Time-varying regression model with heteroscedastic innovations
In this example we explore the joint posterior of the state $\beta_t$ in a time-varying regression model with known static parameters, but where the innovations in the states are heteroscedastic:
\[\begin{align*} y_t &= z_t^\top\boldsymbol{\beta}_t + \varepsilon_t, \quad \varepsilon_t \sim N(0,\sigma_\varepsilon) \\ \boldsymbol{\beta}_t &= \boldsymbol{\beta}_{t-1} + \boldsymbol{\nu}_t, \quad \boldsymbol{\nu}_t \sim N(0, \boldsymbol{Q}_t = \exp(\boldsymbol{h}_t)) \\ \boldsymbol{h}_t &= \boldsymbol{h}_{t-1} + \boldsymbol{\eta}_t, \quad \boldsymbol{\eta}_t \sim N(0,\boldsymbol{\Sigma}_\eta) \\ \boldsymbol{\beta}_0 &\sim N(\boldsymbol{0}, \boldsymbol{\Sigma_0}) \end{align*}\]
We will take the $\boldsymbol{Q}_t = \exp(\boldsymbol{h}_t)$ sequence as known in this example.
The example shows that PGAS can work poorly when a vague prior is used as the proposal distribution for the state at the first time step. This is the default setting in this package, but should not always be used. Later in the example we use a better proposal and show that PGAS works well.
using SMCsamplers, Plots, Distributions, LaTeXStrings, Random, PDMats, LinearAlgebra
using Utils: quantile_multidim
using Utils: mvcolors as colors
gr(legend = :topleft, grid = false, color = colors[2], lw = 2, legendfontsize=8,
xtickfontsize=8, ytickfontsize=8, xguidefontsize=8, yguidefontsize=8,
titlefontsize = 10, markerstrokecolor = :auto)
Random.seed!(123);Simulate time-varying regression data with heteroscedastic innovations
function SimTVReg(T, p, σₑ, Σₙ, μ = nothing, Φ = nothing, μ₀ = zeros(p), Σ₀ = Σₙ)

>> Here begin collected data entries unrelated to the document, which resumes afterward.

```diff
@@ -290,7 +333,9 @@
         }
         b.tbox[t] = bx;
     }
-    uint32_t n_hit = 0;
+    uint32_t n_hit = 0, n_cone = 0;
+    out.cone_root4 = 0;
+    out.n_cone = 0;
     if (out.cull_unhittable) {
         std::vector<uint8_t> hit(n_tris);
         for (uint32_t t = 0; t < n_tris; ++t) {
@@ -301,14 +346,39 @@
             n_hit += hit[t];
         }
         if (n_hit == 0) hit[0] = 1, n_hit = 1;
-        for (uint32_t t = 0, k = 0, r = n_hit; t < n_tris; ++t) b.perm[hit[t] ? k++ : r++] = t;
+        if (!out.light_radii.empty() && 3 * out.light_radii.size() == out.light_centres.size()) {
+            uint32_t n_b = 0;
+            for (uint32_t t = 0; t < n_tris; ++t) {
+                if (!hit[t]) continue;
+                const float *a = verts + 3ull * (uint32_t)idx[3ull * t];
+                const float *p1 = verts + 3ull * (uint32_t)idx[3ull * t + 1];
+                const float *p2 = verts + 3ull * (uint32_t)idx[3ull * t + 2];
+                if (never_occludes(a, p1, p2, out.light_centres, out.light_radii)) hit[t] = 2, ++n_b;
+            }
+            if (n_hit - n_b > RT_LEAF_MAX && n_b > RT_LEAF_MAX) n_cone = n_hit - n_b;
+        }
+        for (uint32_t t = 0, k = 0, m = n_cone, r = n_hit; t < n_tris; ++t)
+            b.perm[!hit[t] ? r++ : (n_cone && hit[t] == 2) ? m++ : k++] = t;
     } else {
         n_hit = n_tris;
         for (uint32_t t = 0; t < n_tris; ++t) b.perm[t] = t;
     }
     out.n_hit = n_hit;
     b.nodes.reserve(2ull * n_hit / RT_LEAF_MAX + 16);
-    const int root = b.build(0, n_hit, 1);
+    int root;
+    if (n_cone) {
+        root = (int)b.nodes.size();
+        b.nodes.emplace_back();
+        b.nodes[root].box = b.bounds(0, n_hit);
+        b.nodes[root].first = 0;
+        b.nodes[root].count = n_hit;
+        const int l = b.build(0, n_cone, 2);
+        const int r = b.build(n_cone, n_hit - n_cone, 2);
+        b.nodes[root].left = l;
+        b.nodes[root].right = r;
+    } else {
+        root = b.build(0, n_hit, 1);
+    }
 
     std::vector<int> order;
     std::vector<int> out_index(b.nodes.size(), -1);
@@ -416,6 +486,13 @@
             }
         }
     }
+    if (n_cone && (as_leaf[b.nodes[root].left] || as_leaf[b.nodes[root].right])) {
+        std::vector<float> radii;
+        radii.swap(out.light_radii);
+        const bool ok = rt_build_bvh(verts, n_verts, idx, n_tris, out, err);
+        radii.swap(out.light_radii);
+        return ok;
+    }
     {
         std::vector<int> n4_src;
         std::vector<int> kids_of;
@@ -433,6 +510,9 @@
             int n = 0;
             if (b.nodes[id].left < 0) {
                 k[n++] = id;
+            } else if (n_cone && id == root) {
+                k[n++] = b.nodes[id].left;
+                k[n++] = b.nodes[id].right;
             } else {
                 const int l = b.nodes[id].left, r = b.nodes[id].right;
                 int best_a = 1;
@@ -583,6 +663,13 @@
             break;
         }
 
+    if (n_cone && !out.nodes4q.empty()) {
+        int32_t c;
+        std::memcpy(&c, &out.nodes4[24], 4);
+        out.cone_root4 = (uint32_t)c;
+        out.n_cone = n_cone;
+    }
+
     out.tris.assign(12ull * n_tris, 0.0f);
     for (uint32_t s = 0; s < n_tris; ++s) {
         const uint32_t t = b.perm[s];
diff --git a/pathtracer.cl_amd/csrc/rt_ctx.h b/pathtracer.cl_amd/csrc/rt_ctx.h
--- a/pathtracer.cl_amd/csrc/rt_ctx.h
+++ b/pathtracer.cl_amd/csrc/rt_ctx.h
@@ -83,6 +83,8 @@
 #ifndef RT_REPAIR_SLOTS
 #define RT_REPAIR_SLOTS 4096u
 #endif
+
+constexpr bool kLightCone = true;
 
 enum RtStage { RT_ST_FEATURES, RT_ST_DENOISE, RT_ST_REPROJECT, RT_ST_MERGE, RT_ST_MOMENTS, RT_ST_VARIANCE, RT_ST_DENOISE_VAR, RT_ST_WARP, RT_ST_TRUST, RT_ST_COUNT };
 
@@ -107,6 +109,10 @@
     std::vector<std::pair<uint32_t, uint32_t>> shadow_levels;
     bool shadow_cache = true;
     int shadow_cache_depth = -1;
+    uint32_t cone_root = 0, n_cone = 0;
+    std::vector<std::pair<uint32_t, uint32_t>> cone_levels;
+    std::vector<uint32_t> cone_lights;
+    bool cone_stale = false;
     DevBuf<uint16_t> d_list_code;
     DevBuf<uint32_t> d_list_tile;
     DevBuf<uint32_t> d_list_alloc;
diff --git a/pathtracer.cl_amd/csrc/rt_internal.h b/pathtracer.cl_amd/csrc/rt_internal.h
--- a/pathtracer.cl_amd/csrc/rt_internal.h
+++ b/pathtracer.cl_amd/csrc/rt_internal.h
@@ -59,7 +59,10 @@
     bool det_cull = true;
     std::vector<float> light_centres;
     float light_cost_weight = 0.6f;
+    std::vector<float> light_radii;
     uint32_t n_hit = 0;
+    uint32_t cone_root4 = 0;
+    uint32_t n_cone = 0;
 };
 
 bool rt_build_bvh(const float *verts, uint32_t n_verts, const int32_t *idx, uint32_t n_tris, RtBvh &out,
diff --git a/pathtracer.cl_amd/csrc/rt_mesh.cpp b/pathtracer.cl_amd/csrc/rt_mesh.cpp
--- a/pathtracer.cl_amd/csrc/rt_mesh.cpp
+++ b/pathtracer.cl_amd/csrc/rt_mesh.cpp
@@ -8,7 +8,8 @@
 
 namespace {
 
-std::vector<std::pair<uint32_t, uint32_t>> tree_levels(const uint32_t *q4, uint32_t n, uint32_t root)
+std::vector<std::pair<uint32_t, uint32_t>> tree_levels(const uint32_t *q4, uint32_t n, uint32_t root,
+                                                       bool adjoining = true)
 {
     std::vector<std::pair<uint32_t, uint32_t>> lv;
     if (!q4 || root >= n) return lv;
@@ -25,7 +26,7 @@
                 ++cnt;
             }
         if (!cnt) break;
-        if (cmin != hi || cmax - cmin + 1u != cnt || cmax >= n) break;
+        if ((adjoining ? cmin != hi : cmin < hi) || cmax - cmin + 1u != cnt || cmax >= n) break;
         lo = cmin;
         hi = cmax + 1u;
     }
@@ -98,6 +99,10 @@
     c->shadow_root = 0;
     c->n_nodes4_shadow = 0;
     c->stack4_all = g.stack4;
+    c->cone_root = c->n_cone = 0;
+    c->cone_levels.clear();
+    c->cone_lights.clear();
+    c->cone_stale = false;
     c->shadow_levels.clear();
     if (c->shadow_cache && g.nodes4q) {
         std::vector<uint32_t> hq((size_t)RT_QNODE_DWORDS * g.n_nodes4);
@@ -130,6 +135,10 @@
         sb.light_centres.push_back(L.center.z);
     }
     if (const char *v = getenv("RT_BVH_LIGHT_W")) sb.light_cost_weight = (float)atof(v);
+    bool cone = kLightCone;
+    if (const char *v = getenv("RT_LIGHT_CONE")) cone = atoi(v) != 0;
+    if (cone)
+        for (const rt_sphere &L : c->lights) sb.light_radii.push_back(L.radius);
     b.light_cost_weight = 0.0f;
     bool two = !sb.light_centres.empty() && sb.light_cost_weight > 0.0f && 2ull * n_tris < (1ull << 28);
     bool ok2 = false;
@@ -187,6 +196,20 @@
     c->shadow_root = two ? n_a : 0u;
     c->n_nodes4_shadow = two ? sb.n_nodes4 : 0u;
     c->shadow_levels = tree_levels(q4.data(), (uint32_t)(q4.size() / RT_QNODE_DWORDS), c->shadow_root);
+    c->cone_root = two && sb.cone_root4 ? n_a + sb.cone_root4 : 0u;
+    c->n_cone = c->cone_root ? sb.n_cone : 0u;
+    c->cone_levels.clear();
+    c->cone_lights.clear();
+    c->cone_stale = false;
+    if (c->cone_root) {
+        c->cone_levels = tree_levels(q4.data(), (uint32_t)(q4.size() / RT_QNODE_DWORDS), c->cone_root, false);
+        for (const rt_sphere &L : c->lights) {
+            const float w[4] = {L.center.x, L.center.y, L.center.z, L.radius};
+            uint32_t bits[4];
+            memcpy(bits, w, sizeof(bits));
+            c->cone_lights.insert(c->cone_lights.end(), bits, bits + 4);
+        }
+    }
     c->stack4_all = two ? std::max(b.stack4, sb.stack4) : b.stack4;
     c->n_tris = n_tris;
     c->mesh_serial++;
@@ -370,6 +393,7 @@
     HIPCHK(c, hipMemcpyAsync(part, r.d_part, sizeof(part), hipMemcpyDeviceToHost, st));
     HIPCHK(c, hipStreamSynchronize(st));
     c->mesh_serial++;
+    c->cone_stale = true;
     if (res[RT_REFIT_RES_BAD]) return fail(c, RT_ERR_STATE, "rt_update_mesh: a link of the tree is out of range");
     const bool had_q = c->d_nodes4q != nullptr;
     if (had_q ? res[RT_REFIT_RES_QFAIL] != 0u : res[RT_REFIT_RES_QFAIL] == 0u)
@@ -428,6 +452,8 @@
     out->builder = (uint32_t)c->mesh_builder;
     out->build_seconds = c->bvh.build_seconds;
     out->n_tris_tree = c->bvh.n_hit;
+    out->cone_root = c->cone_root;
+    out->n_tris_cone = c->n_cone;
     return RT_OK;
 } RT_CATCH(err_of(c))
 
diff --git a/pathtracer.cl_amd/csrc/rt_render.cpp b/pathtracer.cl_amd/csrc/rt_render.cpp
--- a/pathtracer.cl_amd/csrc/rt_render.cpp
+++ b/pathtracer.cl_amd/csrc/rt_render.cpp
@@ -507,13 +507,22 @@
 {
     a.nodes = trav_nodes(c);
     a.shadow_root = trav_kind(c) == RT_TRAV_BVH4Q ? c->shadow_root : 0u;
+    bool cone = a.shadow_root && c->cone_root && !c->cone_stale;
+    for (size_t l = 0; cone && l < c->lights.size(); ++l) {
+        const float w[4] = {c->lights[l].center.x, c->lights[l].center.y, c->lights[l].center.z, c->lights[l].radius};
+        bool found = false;
+        for (size_t k = 0; !found && k + 4 <= c->cone_lights.size(); k += 4) found = !memcmp(w, &c->cone_lights[k], sizeof(w));
+        cone = found;
+    }
+    if (cone) a.shadow_root = c->cone_root;
     if (trav_kind(c) == RT_TRAV_BVH4Q && c->shadow_cache) {
-        const size_t nl = c->shadow_levels.size();
+        const auto &lv = cone ? c->cone_levels : c->shadow_levels;
+        const size_t nl = lv.size();
         const size_t d = c->shadow_cache_depth >= 0 ? (size_t)c->shadow_cache_depth
                                                     : std::min<size_t>(kShadowCutDepth, (nl - (nl > 0)) / 2);
-        if (d >= 1 && d < nl && c->shadow_levels[d].second - c->shadow_levels[d].first <= 0xffffu) {
-            a.shadow_cut_lo = c->shadow_levels[d].first;
-            a.shadow_cut_hi = c->shadow_levels[d].second;
+        if (d >= 1 && d < nl && lv[d].second - lv[d].first <= 0xffffu) {
+            a.shadow_cut_lo = lv[d].first;
+            a.shadow_cut_hi = lv[d].second;
         }
     }
     a.tris = c->d_tris;
@@ -809,6 +818,7 @@
     c->info.schedule_rebuilt = c->schedule_rebuilt ? 1u : 0u;
     c->info.schedule_host_ms = p.sched_ms;
     c->info.schedule_pilot = p.pilot ? 1u : 0u;
+    c->info.shadow_start = a.shadow_root;
     c->info_list_pending = p.lists;
 }
 
```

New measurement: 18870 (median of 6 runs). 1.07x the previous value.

Z = randn(T, p) # Matrix with covariates
hetero = isnothing(μ) ? false : true
#Simulate h-process and set up covariance matrices for the state innovations
Q = [Σₙ for t = 1:T]
if hetero
H = repeat(μ', T, 1)
Q[1] = PDMat(diagm(exp.(μ)))
for t = 2:T
H[t,:] = μ + Φ*(H[t-1,:] - μ) + rand(MvNormal(Σₙ))
Q[t] = PDMat(diagm(exp.(H[t,:])))
end
end
y = zeros(T)
β = zeros(T, p)
for t in 1:T
if t == 1
β₀ = rand(MvNormal(μ₀, Σ₀))
β[t,:] = β₀ + rand(MvNormal(Q[t]))
else
β[t,:] = β[t-1,:] + rand(MvNormal(Q[t]))
end
y[t] = Z[t,:] ⋅ β[t,:] + rand(Normal(0, σₑ))
end
return y, Z, β, Q
end
p = nState = 2 # State size
T = 500 # Number of observations
σₑ = 1
μ = -8*ones(p)
Σₙ = PDMat(diagm(exp.(μ)))
Φ = 0.8*I(p)
μ₀ = zeros(p)
Σ₀ = PDMat([100 0;0 100])
y, Z, β, Q = SimTVReg(T, p, σₑ, Σₙ, μ, Φ, μ₀, Σ₀)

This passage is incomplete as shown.